Listen, sometimes, you know – I just think of this so often – we dawdle around with petty things. Boy, you know, I tell you, it gets sometimes so disgusting. We piddle around with petty little things, while God is trying to let us have glimpses of monumental eternal truth.
You know, some Christians, they don’t really ever get into their own study of the Bible, they piddle around with churchianity, never ever plumb the depths. The angel said, “You’re going to get a lot more than you asked for, Daniel.”
And by the way, verse 20: “And now will I return to fight with the prince of Persia; and when I’m gone forth, lo, the prince of Greece shall come.” In other words, “I’ve got to give you this message quick, because I’ve got to get back to the battle.

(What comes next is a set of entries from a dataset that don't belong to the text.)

template <int C1, bool PROJ, typename HT, bool CONV1 = false>
__global__ void __launch_bounds__(512, 1) k_c3pair(C3PairArgs a, int tiles_w, int tiles_hw, int ntiles) {
    static_assert(!CONV1 || PROJ, "conv1 in the launch: the stage's first block only");
    constexpr int TH = 4, TW = 32, TP = TH * TW, PITCH = 40;
    constexpr int NSLOT = (TH + 2) * PITCH, NP = NSLOT / 8;
    constexpr int PCW = TW + 2;
    constexpr int FN = 4;
    constexpr int K3 = 64, C3 = 256, NK3 = K3 / 32, NR3 = C3 / 32, NF1 = C1 / 16, NK1 = C3 / 32;
    static_assert(NSLOT % 8 == 0 && PITCH % 8 == 0, "row-invariant patch swizzle");
    __shared__ __attribute__((aligned(1024))) char sPatch[NSLOT * 128];
    __shared__ __attribute__((aligned(16))) char sT2[TP * 128];
    __shared__ __attribute__((aligned(16))) char sW3[C3 * K3 * 2];
    __shared__ __attribute__((aligned(16))) char sW1[C1 * C3 * 2];
    __shared__ __attribute__((aligned(16))) char sWp[PROJ ? C3 * K3 * 2 : 16];
    __shared__ __attribute__((aligned(16))) float sS3[C3], sH3[C3], sS1[C1], sH1[C1], sS2[64], sH2[64];
    __shared__ __attribute__((aligned(16))) float sSp[PROJ ? C3 : 4], sHp[PROJ ? C3 : 4];
    __shared__ __attribute__((aligned(16))) char sW0[CONV1 ? 64 * 64 * 2 : 16];
    __shared__ __attribute__((aligned(16))) float sS0[CONV1 ? 64 : 4], sH0[CONV1 ? 64 : 4];
    __shared__ int sTile[4];

    const int tid = threadIdx.x, lane = tid & 63;
    const int wave = __builtin_amdgcn_readfirstlane(tid >> 6);
    const bool role3 = wave < 4;
    const int r16 = lane & 15, kq = lane >> 4, lrow = lane >> 3, lch = lane & 7;
    const int H = a.h, W = a.w;

    for (int i = tid; i < C3 * K3 / 8; i += 512) {
        const int r = i / (K3 / 8), c = i - r * (K3 / 8);
        *reinterpret_cast<uint4*>(sW3 + cwswz<K3>(r, c)) = reinterpret_cast<const uint4*>(a.w3)[i];
        if constexpr (PROJ) *reinterpret_cast<uint4*>(sWp + cwswz<K3>(r, c)) = reinterpret_cast<const uint4*>(a.wp)[i];
    }
    for (int i = tid; i < C1 * C3 / 8; i += 512) {
        const int r = i / (C3 / 8), c = i - r * (C3 / 8);
        *reinterpret_cast<uint4*>(sW1 + cwswz<C3>(r, c)) = reinterpret_cast<const uint4*>(a.w1)[i];
    }
    for (int i = tid; i < C3; i += 512) {
        sS3[i] = a.s3[i];
        sH3[i] = a.h3[i];
        if constexpr (PROJ) {
            sSp[i] = a.sp[i];
            sHp[i] = a.hp[i];
        }
    }
    for (int i = tid; i < C1; i += 512) {
        sS1[i] = a.s1[i];
        sH1[i] = a.h1[i];
    }
    if (tid < 64) {
        sS2[tid] = a.s33[tid];
        sH2[tid] = a.h33[tid];
        if constexpr (CONV1) {
            sS0[tid] = a.s0[tid];
            sH0[tid] = a.h0[tid];
        }
    }
    if constexpr (CONV1)
        for (int i = tid; i < 64 * 64 / 8; i += 512) {
            const int r = i / 8, c = i - r * 8;
            *reinterpret_cast<uint4*>(sW0 + cwswz<64>(r, c)) = reinterpret_cast<const uint4*>(a.w0)[i];
        }
    const int wc = wave & 1, wpx = (wave >> 1) & 1;

    const int b = (int)blockIdx.x, G = (int)gridDim.x, xcd = b & 7;
    const int nt8 = ntiles >> 3, rt8 = ntiles & 7;
    const int s_x = xcd < rt8 ? xcd * (nt8 + 1) : rt8 * (nt8 + 1) + (xcd - rt8) * nt8;
    const int n_x = nt8 + (xcd < rt8 ? 1 : 0);
    auto fetch_tile = [&](int i) __attribute__((always_inline)) {
        if (a.queue) {
            const int v = atomicAdd(a.queue + xcd, 1);
            return v < n_x ? s_x + v : -1;
        }
        const int t = i * G + xcd * (G >> 3) + (b >> 3);
        return t < ntiles ? t : -1;
    };
    if (tid == 0) {
        sTile[0] = fetch_tile(0);
        sTile[1] = fetch_tile(1);
        sTile[2] = fetch_tile(2);
    }
    __syncthreads();
    auto tile_id = [&](int i) __attribute__((always_inline)) { return sTile[i & 3]; };
    if (tile_id(0) < 0) return;
    auto tile_org = [&](int t, int& img, int& oh0, int& ow0) __attribute__((always_inline)) {
        img = t / tiles_hw;
        const int rem = t - img * tiles_hw, th = rem / tiles_w;
        oh0 = th * TH;
        ow0 = (rem - th * tiles_w) * TW;
    };

    const ci32x4_t rsX = crsrc(a.t1, (unsigned)((long long)a.n * H * W * 64 * 2));
    const unsigned ldsP = (unsigned)(unsigned long long)sPatch;
    auto patch_dma = [&](int t, bool live) __attribute__((always_inline)) {
        int img = 0, oh0 = 0, ow0 = 0;
        if (live) tile_org(t, img, oh0, ow0);
        int lr = lrow;
        asm volatile("" : "+v"(lr));
#pragma unroll
        for (int u = 0; u < 8; ++u) {
            const int d = wave + 4 * u, q = d * 8 + lr;
            if (d >= NP) break;
            const int pr = q / PITCH, pc = q - pr * PITCH;
            const int hh = oh0 - 1 + pr, ww = ow0 - 1 + pc;
            unsigned off = COOB;
            if (live && pc < PCW && (unsigned)hh < (unsigned)H && (unsigned)ww < (unsigned)W)
                off = (unsigned)(((((long long)img * H + hh) * W + ww) * 64 + ((lch ^ lr) << 3)) * 2);
            cdma16(rsX, off, ldsP + d * 1024);
        }
    };
    h16_f32x4_t acc[2][FN];
    auto conv3x3 = [&](const uint4 (&areg)[2][18]) __attribute__((always_inline)) {
        int lc;
        asm volatile("v_mbcnt_lo_u32_b32 %0, -1, 0\n\tv_mbcnt_hi_u32_b32 %0, -1, %0" : "=v"(lc));
        lc &= 15;
        const char* base[FN][3][2];
#pragma unroll
        for (int j = 0; j < FN; ++j)
#pragma unroll
            for (int dx = 0; dx < 3; ++dx)
#pragma unroll
                for (int hs = 0; hs < 2; ++hs) {
                    const int q = (wpx * 2 + (j >> 1)) * PITCH + (j & 1) * 16 + lc + dx;
                    base[j][dx][hs] = sPatch + q * 128 + (((kq + 4 * hs) ^ (q & 7)) << 4);
                }
#pragma unroll
        for (int ii = 0; ii < 2; ++ii)
#pragma unroll
            for (int j = 0; j < FN; ++j) acc[ii][j] = (h16_f32x4_t){0.f, 0.f, 0.f, 0.f};
#pragma unroll
        for (int s = 0; s < 18; ++s) {
            const int tap = s >> 1, hs = s & 1, dy = tap / 3, dx = tap % 3;
            uint4 fb[FN];
#pragma unroll
            for (int j = 0; j < FN; ++j) fb[j] = *reinterpret_cast<const uint4*>(base[j][dx][hs] + dy * PITCH * 128);
#pragma unroll
            for (int ii = 0; ii < 2; ++ii)
#pragma unroll
                for (int j = 0; j < FN; ++j) acc[ii][j] = H16<HT>::mfma(areg[ii][s], fb[j], acc[ii][j]);
        }
    };
    auto convert_patch = [&](int t) __attribute__((always_inline)) {
        if constexpr (CONV1) {
            int img, oh0, ow0;
            tile_org(t, img, oh0, ow0);
            const bool leaky0 = a.act0 == RR_ACT_LEAKY;
            for (int f = wave; f < NP * 8 / 16; f += 4) {
                int q = f * 16 + r16;
                asm volatile("" : "+v"(q));
                const int pr = q / PITCH, pc = q - pr * PITCH;
                const int hh = oh0 - 1 + pr, ww = ow0 - 1 + pc;
                const bool valid = pc < PCW && (unsigned)hh < (unsigned)H && (unsigned)ww < (unsigned)W;
                char* slot = sPatch + q * 128;
                uint4 bx[2];
#pragma unroll
                for (int kk = 0; kk < 2; ++kk)
                    bx[kk] = *reinterpret_cast<const uint4*>(slot + (((4 * kk + kq) ^ (q & 7)) << 4));
                h16_f32x4_t c0[4];
#pragma unroll
                for (int ii = 0; ii < 4; ++ii) c0[ii] = (h16_f32x4_t){0.f, 0.f, 0.f, 0.f};
#pragma unroll
                for (int kk = 0; kk < 2; ++kk)
#pragma unroll
                    for (int ii = 0; ii < 4; ++ii) {
                        const uint4 av = *reinterpret_cast<const uint4*>(sW0 + cwswz<64>(ii * 16 + r16, kk * 4 + kq));
                        c0[ii] = H16<HT>::mfma(av, bx[kk], c0[ii]);
                    }
#pragma unroll
                for (int i2 = 0; i2 < 2; ++i2) {
                    const int c = 32 * i2 + 8 * kq;
                    float v[8];
#pragma unroll
                    for (int r = 0; r < 4; ++r) {
                        v[r] = c0[2 * i2][r] * sS0[c + r] + sH0[c + r];
                        v[4 + r] = c0[2 * i2 + 1][r] * sS0[c + 4 + r] + sH0[c + 4 + r];
                    }
                    if (leaky0) {
#pragma unroll
                        for (int r = 0; r < 8; ++r) v[r] = v[r] > 0.f ? v[r] : v[r] * a.slope0;
                    }
                    uint4 o = make_uint4(0u, 0u, 0u, 0u);
                    if (valid) {
                        o.x = H16<HT>::pack2(v[0], v[1]);
                        o.y = H16<HT>::pack2(v[2], v[3]);
                        o.z = H16<HT>::pack2(v[4], v[5]);
                        o.w = H16<HT>::pack2(v[6], v[7]);
                    }
                    *reinterpret_cast<uint4*>(slot + (((4 * i2 + kq) ^ (q & 7)) << 4)) = o;
                }
            }
        }
    };
    auto store_t2 = [&]() __attribute__((always_inline)) {
        const int c = 32 * wc + 8 * kq;
        float sc[8], sh[8];
#pragma unroll
        for (int r = 0; r < 8; ++r) {
            sc[r] = sS2[c + r];
            sh[r] = sH2[c + r];
        }
        const bool leaky2 = a.act2 == RR_ACT_LEAKY;
#pragma unroll
        for (int j = 0; j < FN; ++j) {
            const int p = wpx * (TP / 2) + j * 16 + r16;
            float v[8];
#pragma unroll
            for (int r = 0; r < 4; ++r) {
                v[r] = acc[0][j][r] * sc[r] + sh[r];
                v[4 + r] = acc[1][j][r] * sc[4 + r] + sh[4 + r];
            }
            if (leaky2) {
#pragma unroll
                for (int r = 0; r < 8; ++r) v[r] = v[r] > 0.f ? v[r] : v[r] * a.slope2;
            }
            uint4 o;
            o.x = H16<HT>::pack2(v[0], v[1]);
            o.y = H16<HT>::pack2(v[2], v[3]);
            o.z = H16<HT>::pack2(v[4], v[5]);
            o.w = H16<HT>::pack2(v[6], v[7]);
            *reinterpret_cast<uint4*>(sT2 + p * 128 + (((4 * wc + kq) ^ (p & 7)) << 4)) = o;
        }
    };

    const int pw = wave - 4;
    const bool leaky3 = a.act3 == RR_ACT_LEAKY, leaky1 = a.act1 == RR_ACT_LEAKY;
    constexpr int NRQ = PROJ ? NK3 : NR3;
    auto strip_pixel = [&](int t, int k) __attribute__((always_inline)) {
        int img, oh0, ow0;
        tile_org(t, img, oh0, ow0);
        return ((long long)img * H + oh0 + (k >> 1)) * W + ow0 + (k & 1) * 16 + r16;
    };
    auto load_rq = [&](uint4 (&dst)[NRQ], long long p) __attribute__((always_inline)) {
        if constexpr (PROJ) {
            const bf16_t* ps = a.xp + p * K3 + 8 * kq;
#pragma unroll
            for (int kk = 0; kk < NK3; ++kk) dst[kk] = ld16_once(ps + kk * 32);
        } else {
            const bf16_t* rs = a.res + p * C3 + 8 * kq;
#pragma unroll
            for (int i2 = 0; i2 < NR3; ++i2) dst[i2] = ld16_once(rs + 32 * i2);
        }
    };
    auto pair_strip = [&](int k, long long p, const uint4 (&rv)[NRQ]) __attribute__((always_inline)) {
        uint4 bq[NK3];
        {
            const int q = k * 16 + r16;
#pragma unroll
            for (int kk = 0; kk < NK3; ++kk)
                bq[kk] = *reinterpret_cast<const uint4*>(sT2 + q * 128 + (((4 * kk + kq) ^ (q & 7)) << 4));
        }
        uint4 yq[NR3];
        constexpr int IG = C3P_IG2 ? 2 : 1;
#pragma unroll
        for (int i0 = 0; i0 < NR3; i0 += IG) {
            int abase = 0;
            asm volatile("" : "+v"(abase));
            h16_f32x4_t acc3[IG][2], pacc[IG][2];
#pragma unroll
            for (int g = 0; g < IG; ++g)
#pragma unroll
                for (int hh = 0; hh < 2; ++hh) acc3[g][hh] = pacc[g][hh] = (h16_f32x4_t){0.f, 0.f, 0.f, 0.f};
#pragma unroll
            for (int kk = 0; kk < NK3; ++kk)
#pragma unroll
                for (int g = 0; g < IG; ++g)
#pragma unroll
                    for (int hh = 0; hh < 2; ++hh) {
                        const uint4 av = *reinterpret_cast<const uint4*>(sW3 + abase + cwswz<K3>((2 * (i0 + g) + hh) * 16 + r16, kk * 4 + kq));
                        acc3[g][hh] = H16<HT>::mfma(av, bq[kk], acc3[g][hh]);
                    }
            if constexpr (PROJ) {
#pragma unroll
                for (int kk = 0; kk < NK3; ++kk)
#pragma unroll
                    for (int g = 0; g < IG; ++g)
#pragma unroll
                        for (int hh = 0; hh < 2; ++hh) {
                            const uint4 av = *reinterpret_cast<const uint4*>(sWp + abase + cwswz<K3>((2 * (i0 + g) + hh) * 16 + r16, kk * 4 + kq));
                            pacc[g][hh] = H16<HT>::mfma(av, rv[kk], pacc[g][hh]);
                        }
            }
#pragma unroll
            for (int g = 0; g < IG; ++g) {
                const int i2 = i0 + g;
                const int c = 32 * i2 + 8 * kq;
                float v[8];
#pragma unroll
                for (int r = 0; r < 4; ++r) {
                    v[r] = acc3[g][0][r] * sS3[c + r] + sH3[c + r];
                    v[4 + r] = acc3[g][1][r] * sS3[c + 4 + r] + sH3[c + 4 + r];
                }
                if constexpr (PROJ) {
#pragma unroll
                    for (int r = 0; r < 4; ++r) {
                        v[r] += pacc[g][0][r] * sSp[c + r] + sHp[c + r];
                        v[4 + r] += pacc[g][1][r] * sSp[c + 4 + r] + sHp[c + 4 + r];
                    }
                } else {
                    const uint4 qv = rv[i2];
                    const unsigned w4[4] = {qv.x, qv.y, qv.z, qv.w};
#pragma unroll
                    for (int r = 0; r < 4; ++r) {
                        v[2 * r] += H16<HT>::lo(w4[r]);
                        v[2 * r + 1] += H16<HT>::hi(w4[r]);
                    }
                }
                if (leaky3) {
#pragma unroll
                    for (int r = 0; r < 8; ++r) v[r] = v[r] > 0.f ? v[r] : v[r] * a.slope3;
                }
                yq[i2].x = H16<HT>::pack2(v[0], v[1]);
                yq[i2].y = H16<HT>::pack2(v[2], v[3]);
                yq[i2].z = H16<HT>::pack2(v[4], v[5]);
                yq[i2].w = H16<HT>::pack2(v[6], v[7]);
                st16_once(a.y + p * C3 + c, yq[i2]);
            }
        }
        h16_f32x4_t zacc[NF1];
#pragma unroll
        for (int o = 0; o < NF1; ++o) zacc[o] = (h16_f32x4_t){0.f, 0.f, 0.f, 0.f};
#pragma unroll
        for (int kk = 0; kk < NK1; ++kk) {
            int abase = 0;
            asm volatile("" : "+v"(abase));
#pragma unroll
            for (int o = 0; o < NF1; ++o) {
                const uint4 av = *reinterpret_cast<const uint4*>(sW1 + abase + cwswz<C3>(o * 16 + r16, kk * 4 + kq));
                zacc[o] = H16<HT>::mfma(av, yq[kk], zacc[o]);
            }
        }
#pragma unroll
        for (int o2 = 0; o2 < NF1 / 2; ++o2) {
            const int c = 32 * o2 + 8 * kq;
            float v[8];
#pragma unroll
            for (int r = 0; r < 4; ++r) {
                v[r] = zacc[2 * o2][r] * sS1[c + r] + sH1[c + r];
                v[4 + r] = zacc[2 * o2 + 1][r] * sS1[c + 4 + r] + sH1[c + 4 + r];
            }
            if (leaky1) {
#pragma unroll
                for (int r = 0; r < 8; ++r) v[r] = v[r] > 0.f ? v[r] : v[r] * a.slope1;
            }
            uint4 o;
            o.x = H16<HT>::pack2(v[0], v[1]);
            o.y = H16<HT>::pack2(v[2], v[3]);
            o.z = H16<HT>::pack2(v[4], v[5]);
            o.w = H16<HT>::pack2(v[6], v[7]);
            st16_once(a.z + p * C1 + c, o);
        }
    };

    if (role3) {
        uint4 areg[2][18];
#pragma unroll
        for (int i = 0; i < 2; ++i)
#pragma unroll
            for (int ks = 0; ks < 18; ++ks)
                areg[i][ks] = *reinterpret_cast<const uint4*>(a.w33 + (long long)(32 * wc + 16 * i + r16) * 576 +
                                                              (ks >> 1) * 64 + 32 * (ks & 1) + 8 * kq);
#pragma unroll
        for (int i = 0; i < 2; ++i)
#pragma unroll
            for (int ks = 0; ks < 18; ++ks) cpin(areg[i][ks]);
        auto conv = [&]() __attribute__((always_inline)) { conv3x3(areg); };
        patch_dma(tile_id(0), true);
        asm volatile("s_waitcnt vmcnt(0)" ::: "memory");
        cbar();
        if constexpr (CONV1) {
            convert_patch(tile_id(0));
            cbar();
        }
        conv();
        if (wpx == 0) store_t2();
        cbar();
        patch_dma(tile_id(1), tile_id(1) >= 0);
        asm volatile("s_waitcnt vmcnt(0)" ::: "memory");
        cbar();
        for (int s = 0; tile_id(s) >= 0; ++s) {
            const bool more = tile_id(s + 1) >= 0;
            if (wpx == 1) store_t2();
            if constexpr (CONV1) {
                if (more) convert_patch(tile_id(s + 1));
                cbar();
            }
            if (more) conv();
            cbar();
            if (more) {
                if (wpx == 0) store_t2();
                const int t2i = tile_id(s + 2);
                patch_dma(t2i, t2i >= 0);
                if (tid == 0) sTile[(s + 3) & 3] = t2i >= 0 ? fetch_tile(s + 3) : -1;
                asm volatile("s_waitcnt vmcnt(0)" ::: "memory");
            }
            cbar();
        }
    } else {
        __builtin_amdgcn_s_setprio(1);
        uint4 rq[4][NRQ];
        load_rq(rq[0], strip_pixel(tile_id(0), pw));
        load_rq(rq[1], strip_pixel(tile_id(0), 4 + pw));
        cbar();
        if constexpr (CONV1) cbar();
        cbar();
        cbar();
        for (int s = 0; tile_id(s) >= 0; s += 2) {
            {
                const int t = tile_id(s);
                const bool n1 = tile_id(s + 1) >= 0;
                if (n1) load_rq(rq[2], strip_pixel(tile_id(s + 1), pw));
                if constexpr (CONV1) cbar();
                pair_strip(pw, strip_pixel(t, pw), rq[0]);
                cbar();
                if (n1) load_rq(rq[3], strip_pixel(tile_id(s + 1), 4 + pw));
                pair_strip(4 + pw, strip_pixel(t, 4 + pw), rq[1]);
                cbar();
            }
            if (tile_id(s + 1) >= 0) {
                const int t = tile_id(s + 1);
                const bool n2 = tile_id(s + 2) >= 0;
                if (n2) load_rq(rq[0], strip_pixel(tile_id(s + 2), pw));
                if constexpr (CONV1) cbar();
                pair_strip(pw, strip_pixel(t, pw), rq[2]);
                cbar();
                if (n2) load_rq(rq[1], strip_pixel(tile_id(s + 2), 4 + pw));
                pair_strip(4 + pw, strip_pixel(t, 4 + pw), rq[3]);
                cbar();
            }
        }
    }
}

}

}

I’m fighting the Persians on the behalf of Israel. He’s fighting Israel, and I’ve got to make sure I’m there to do my work.”
Is that an insight? God actually carries out His will through the angelic conflict. Incredible. And this angel says, “I’ve got to hurry and get my message, so I can get back to the war. And when I’m done with this Persian deal, Greece is going to come along, and I’ve got to fight that one too.”
PS: “But I’ll show you that which is noted in the Scripture of truth. I’m going to give you the revelation before I go, and it’s true. And there’s none that holds with me in these things but Michael, your prince.” Oh, what a word of comfort.
And he says, “I’ll tell you something. Between me and Michael, we can handle it. It’s all I need is Michael; that’s all. I’m up there battling. If I get in trouble, I get hung up for twenty days, Michael, Michael fires out, and it settles it.” And then he calls him, “Michael, your prince,” the prince of the people of God. Oh, he must be an incredible creature.
You think there’s anything in this chapter worth preaching? I hope. You know what I see in this chapter? Let me run this by you fast in about 30 seconds, listen.
I see insight into God, His holiness, His majesty, and His glory. I see insight into the role of Jesus Christ. I see insight into the angels and demons and their warfare. I see insight into the heart and life of a man without equal, Daniel, a man of prayer. I see insight into the stuff that is the core of intercessory prayer – a broken heart, a selfless heart. I see insight into the first response to any crisis, again, which is prayer. I see insight into the condescension of God, that God should come to man shocks me.
Why does He bother? I see insight into the grace of God, who can take a frail, weak, trembling man, touch his mouth, and make him speak for God. I’ll tell you, that’s one that hits me. Man, I’m so glad that God could take a frail instrument, touch his mouth and let him speak. I see insight into my own inadequacy, and your inadequacy, and how God can come at our point of greatest weakness, while we lie on the ground as dead men with a mouthful of dirt; and He can lift us on our feet and strengthen us to be used for His glory. It’s a message of condescension. It’s a message of heaven coming to earth and infusing power into men, that they may speak for God. What a glorious thing.
That’s only the introduction. Two weeks from tonight, we’ll get the vision. Let’s pray.
Thank You, Father, for our time tonight. We thank You for this great chapter. I just have such a deep love in my heart for Daniel. I admire him so much. He’s so much the man I wish I was. In so many ways he exemplifies the principles that all of us should emulate. Help us, Father, to not only see the biblical truth, but to see the man, and the pattern and example he sets. And we’ll give you the glory in Jesus’ name. Amen.